| TO DO |
Set all of the entries down again precisely as they are written.

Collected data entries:
========================================

## Use 32-bit byte offsets and precomputed row offsets in GEMM operand loads

Adds a near-addressing path in which per-row byte offsets for the A and B operands are precomputed once as 32-bit values, and the leading dimensions, chunk count, column count and ones column are packed host-side into GemmP fields. This cuts 64-bit address arithmetic and repeated index math in the inner load loops. Small tiles also issue their first operand loads before zeroing the accumulators, to hide load latency. Operands reaching past 2^32 bytes fall back to a separate far kernel, which adds another template instantiation and host-side checks.

```diff
diff --git a/generative_models_amd/_lib.py b/generative_models_amd/_lib.py
--- a/generative_models_amd/_lib.py
+++ b/generative_models_amd/_lib.py
@@ -183,6 +183,8 @@
     "gm_linear_fwd_ex": (c_int, [_P, POINTER(FwdArgs)]),
     "gm_linear_bwd_dx_ex": (c_int, [_P, POINTER(DxArgs)]),
     "gm_linear_bwd_dw_ex": (c_int, [_P, POINTER(DwAdamArgs), POINTER(DwAdamArgs), POINTER(DwTail)]),
+    "gm_gemm_operand_reach": (c_int, [c_int, c_int, c_int, c_int, c_int64, c_int64, c_int,
+                                      POINTER(ctypes.c_uint64)]),
     "gm_gan_loss": (c_int, [_P, c_int, c_int, _P, _P, c_int, c_int, POINTER(c_float), c_int,
                             c_float, _P, Slot, _P, _P, _P, _P]),
     "gm_gan_loss_phase": (c_int, [_P, c_int, c_int, _P, _P, c_int, c_int, POINTER(c_float), c_int,
diff --git a/generative_models_amd/csrc/gm_gemm.hip b/generative_models_amd/csrc/gm_gemm.hip
--- a/generative_models_amd/csrc/gm_gemm.hip
+++ b/generative_models_amd/csrc/gm_gemm.hip
@@ -61,7 +61,9 @@
     const float* B;
     float* C;
     int M, N, K;
-    int64_t lda, ldb, ldc;
+    union { int64_t lda; struct { uint32_t a_ldb; int nchunks; }; };
+    union { int64_t ldb; struct { uint32_t b_ldb; int b_cols; }; };
+    int64_t ldc;
     const float* bias;
     const float* aux;
     int64_t ldaux;
@@ -71,7 +73,7 @@
     int epi;
     int accumulate;
     gm_slot a_slot, b_slot;
-    int tn;
+    union { int tn; int ones_col; };
     int lds_tm, lds_mpx;
     int dma;
     int vec_epi;
@@ -143,6 +145,23 @@
     return v;
 }
 
+__device__ __forceinline__ float4 near4(const float* __restrict__ P, uint32_t off) {
+    return *reinterpret_cast<const float4*>(reinterpret_cast<const char*>(P) + off);
+}
+__device__ __forceinline__ float near1(const float* __restrict__ P, uint32_t off) {
+    return *reinterpret_cast<const float*>(reinterpret_cast<const char*>(P) + off);
+}
+template <bool VEC>
+__device__ __forceinline__ float4 near_kc(const float* __restrict__ P, uint32_t rowoff, int kb, int K) {
+    if (VEC) return near4(P, rowoff + 4u * (uint32_t)min(kb, K - 4));
+    return make_float4(near1(P, rowoff + 4u * (uint32_t)min(kb + 0, K - 1)), near1(P, rowoff + 4u * (uint32_t)min(kb + 1, K - 1)),
+                       near1(P, rowoff + 4u * (uint32_t)min(kb + 2, K - 1)), near1(P, rowoff + 4u * (uint32_t)min(kb + 3, K - 1)));
+}
+__device__ __forceinline__ float4 near_xc(const float* __restrict__ P, uint32_t stride, uint32_t xoff, int kb, int K) {
+    return make_float4(near1(P, (uint32_t)min(kb + 0, K - 1) * stride + xoff), near1(P, (uint32_t)min(kb + 1, K - 1) * stride + xoff),
+                       near1(P, (uint32_t)min(kb + 2, K - 1) * stride + xoff), near1(P, (uint32_t)min(kb + 3, K - 1) * stride + xoff));
+}
+
 __device__ __forceinline__ float fwd_value(const GemmP& p, float v, int n) {
     if (p.bias) v += p.bias[n];
     if (p.epi == GM_ACT_RELU) v = fmaxf(v, 0.f);
@@ -740,7 +759,7 @@
         }
 }
 
-template <int MI, int NI, bool OF, int FOLD, bool SL>
+template <int MI, int NI, bool OF, int FOLD, bool SL, bool FAR = false>
 __device__ __forceinline__ void gemm16_dw_dma(const GemmP& p, float* red, int bx, int by, float* sds,
                                               const FoldP* fold, int gx) {
     constexpr int WAVES = 16, NP = MI + NI, CH = NP * 256;
@@ -761,8 +780,8 @@
     GM_STAMP_EDGE(p, false, st_tile, MODE_DW + 20);
     GM_STAMP(st_slot, st_tile, 0);
     const int b_cols = p.n_real;
-    const int ones_col = p.db ? p.n_real : -1;
-    const int nchunks = (p.K + 15) >> 4;
+    const int ones_col = FAR ? (p.db ? p.n_real : -1) : p.ones_col;
+    const int nchunks = FAR ? (p.K + 15) >> 4 : p.nchunks;
     float* buf = red + w * CH;
     const uint32_t buf_b = (uint32_t)(uintptr_t)buf;
     const int am = m0 + MI * i16, bn = n0 + NI * i16;
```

========================================

| THE ANSWER |
## Use 32-bit byte offsets and precomputed row offsets in GEMM operand loads

Adds a near-addressing path in which per-row byte offsets for the A and B operands are precomputed once as 32-bit values, and the leading dimensions, chunk count, column count and ones column are packed host-side into GemmP fields. This cuts 64-bit address arithmetic and repeated index math in the inner load loops. Small tiles also issue their first operand loads before zeroing the accumulators, to hide load latency. Operands reaching past 2^32 bytes fall back to a separate far kernel, which adds another template instantiation and host-side checks.

```diff
diff --git a/generative_models_amd/_lib.py b/generative_models_amd/_lib.py
--- a/generative_models_amd/_lib.py
+++ b/generative_models_amd/_lib.py
@@ -183,6 +183,8 @@
     "gm_linear_fwd_ex": (c_int, [_P, POINTER(FwdArgs)]),
     "gm_linear_bwd_dx_ex": (c_int, [_P, POINTER(DxArgs)]),
     "gm_linear_bwd_dw_ex": (c_int, [_P, POINTER(DwAdamArgs), POINTER(DwAdamArgs), POINTER(DwTail)]),
+    "gm_gemm_operand_reach": (c_int, [c_int, c_int, c_int, c_int, c_int64, c_int64, c_int,
+                                      POINTER(ctypes.c_uint64)]),
     "gm_gan_loss": (c_int, [_P, c_int, c_int, _P, _P, c_int, c_int, POINTER(c_float), c_int,
                             c_float, _P, Slot, _P, _P, _P, _P]),
     "gm_gan_loss_phase": (c_int, [_P, c_int, c_int, _P, _P, c_int, c_int, POINTER(c_float), c_int,
diff --git a/generative_models_amd/csrc/gm_gemm.hip b/generative_models_amd/csrc/gm_gemm.hip
--- a/generative_models_amd/csrc/gm_gemm.hip
+++ b/generative_models_amd/csrc/gm_gemm.hip
@@ -61,7 +61,9 @@
     const float* B;
     float* C;
     int M, N, K;
-    int64_t lda, ldb, ldc;
+    union { int64_t lda; struct { uint32_t a_ldb; int nchunks; }; };
+    union { int64_t ldb; struct { uint32_t b_ldb; int b_cols; }; };
+    int64_t ldc;
     const float* bias;
     const float* aux;
     int64_t ldaux;
@@ -71,7 +73,7 @@
     int epi;
     int accumulate;
     gm_slot a_slot, b_slot;
-    int tn;
+    union { int tn; int ones_col; };
     int lds_tm, lds_mpx;
     int dma;
     int vec_epi;
@@ -143,6 +145,23 @@
     return v;
 }
 
+__device__ __forceinline__ float4 near4(const float* __restrict__ P, uint32_t off) {
+    return *reinterpret_cast<const float4*>(reinterpret_cast<const char*>(P) + off);
+}
+__device__ __forceinline__ float near1(const float* __restrict__ P, uint32_t off) {
+    return *reinterpret_cast<const float*>(reinterpret_cast<const char*>(P) + off);
+}
+template <bool VEC>
+__device__ __forceinline__ float4 near_kc(const float* __restrict__ P, uint32_t rowoff, int kb, int K) {
+    if (VEC) return near4(P, rowoff + 4u * (uint32_t)min(kb, K - 4));
+    return make_float4(near1(P, rowoff + 4u * (uint32_t)min(kb + 0, K - 1)), near1(P, rowoff + 4u * (uint32_t)min(kb + 1, K - 1)),
+                       near1(P, rowoff + 4u * (uint32_t)min(kb + 2, K - 1)), near1(P, rowoff + 4u * (uint32_t)min(kb + 3, K - 1)));
+}
+__device__ __forceinline__ float4 near_xc(const float* __restrict__ P, uint32_t stride, uint32_t xoff, int kb, int K) {
+    return make_float4(near1(P, (uint32_t)min(kb + 0, K - 1) * stride + xoff), near1(P, (uint32_t)min(kb + 1, K - 1) * stride + xoff),
+                       near1(P, (uint32_t)min(kb + 2, K - 1) * stride + xoff), near1(P, (uint32_t)min(kb + 3, K - 1) * stride + xoff));
+}
+
 __device__ __forceinline__ float fwd_value(const GemmP& p, float v, int n) {
     if (p.bias) v += p.bias[n];
     if (p.epi == GM_ACT_RELU) v = fmaxf(v, 0.f);
@@ -740,7 +759,7 @@
         }
 }
 
-template <int MI, int NI, bool OF, int FOLD, bool SL>
+template <int MI, int NI, bool OF, int FOLD, bool SL, bool FAR = false>
 __device__ __forceinline__ void gemm16_dw_dma(const GemmP& p, float* red, int bx, int by, float* sds,
                                               const FoldP* fold, int gx) {
     constexpr int WAVES = 16, NP = MI + NI, CH = NP * 256;
@@ -761,8 +780,8 @@
     GM_STAMP_EDGE(p, false, st_tile, MODE_DW + 20);
     GM_STAMP(st_slot, st_tile, 0);
     const int b_cols = p.n_real;
-    const int ones_col = p.db ? p.n_real : -1;
-    const int nchunks = (p.K + 15) >> 4;
+    const int ones_col = FAR ? (p.db ? p.n_real : -1) : p.ones_col;
+    const int nchunks = FAR ? (p.K + 15) >> 4 : p.nchunks;
     float* buf = red + w * CH;
     const uint32_t buf_b = (uint32_t)(uintptr_t)buf;
     const int am = m0 + MI * i16, bn = n0 + NI * i16;
```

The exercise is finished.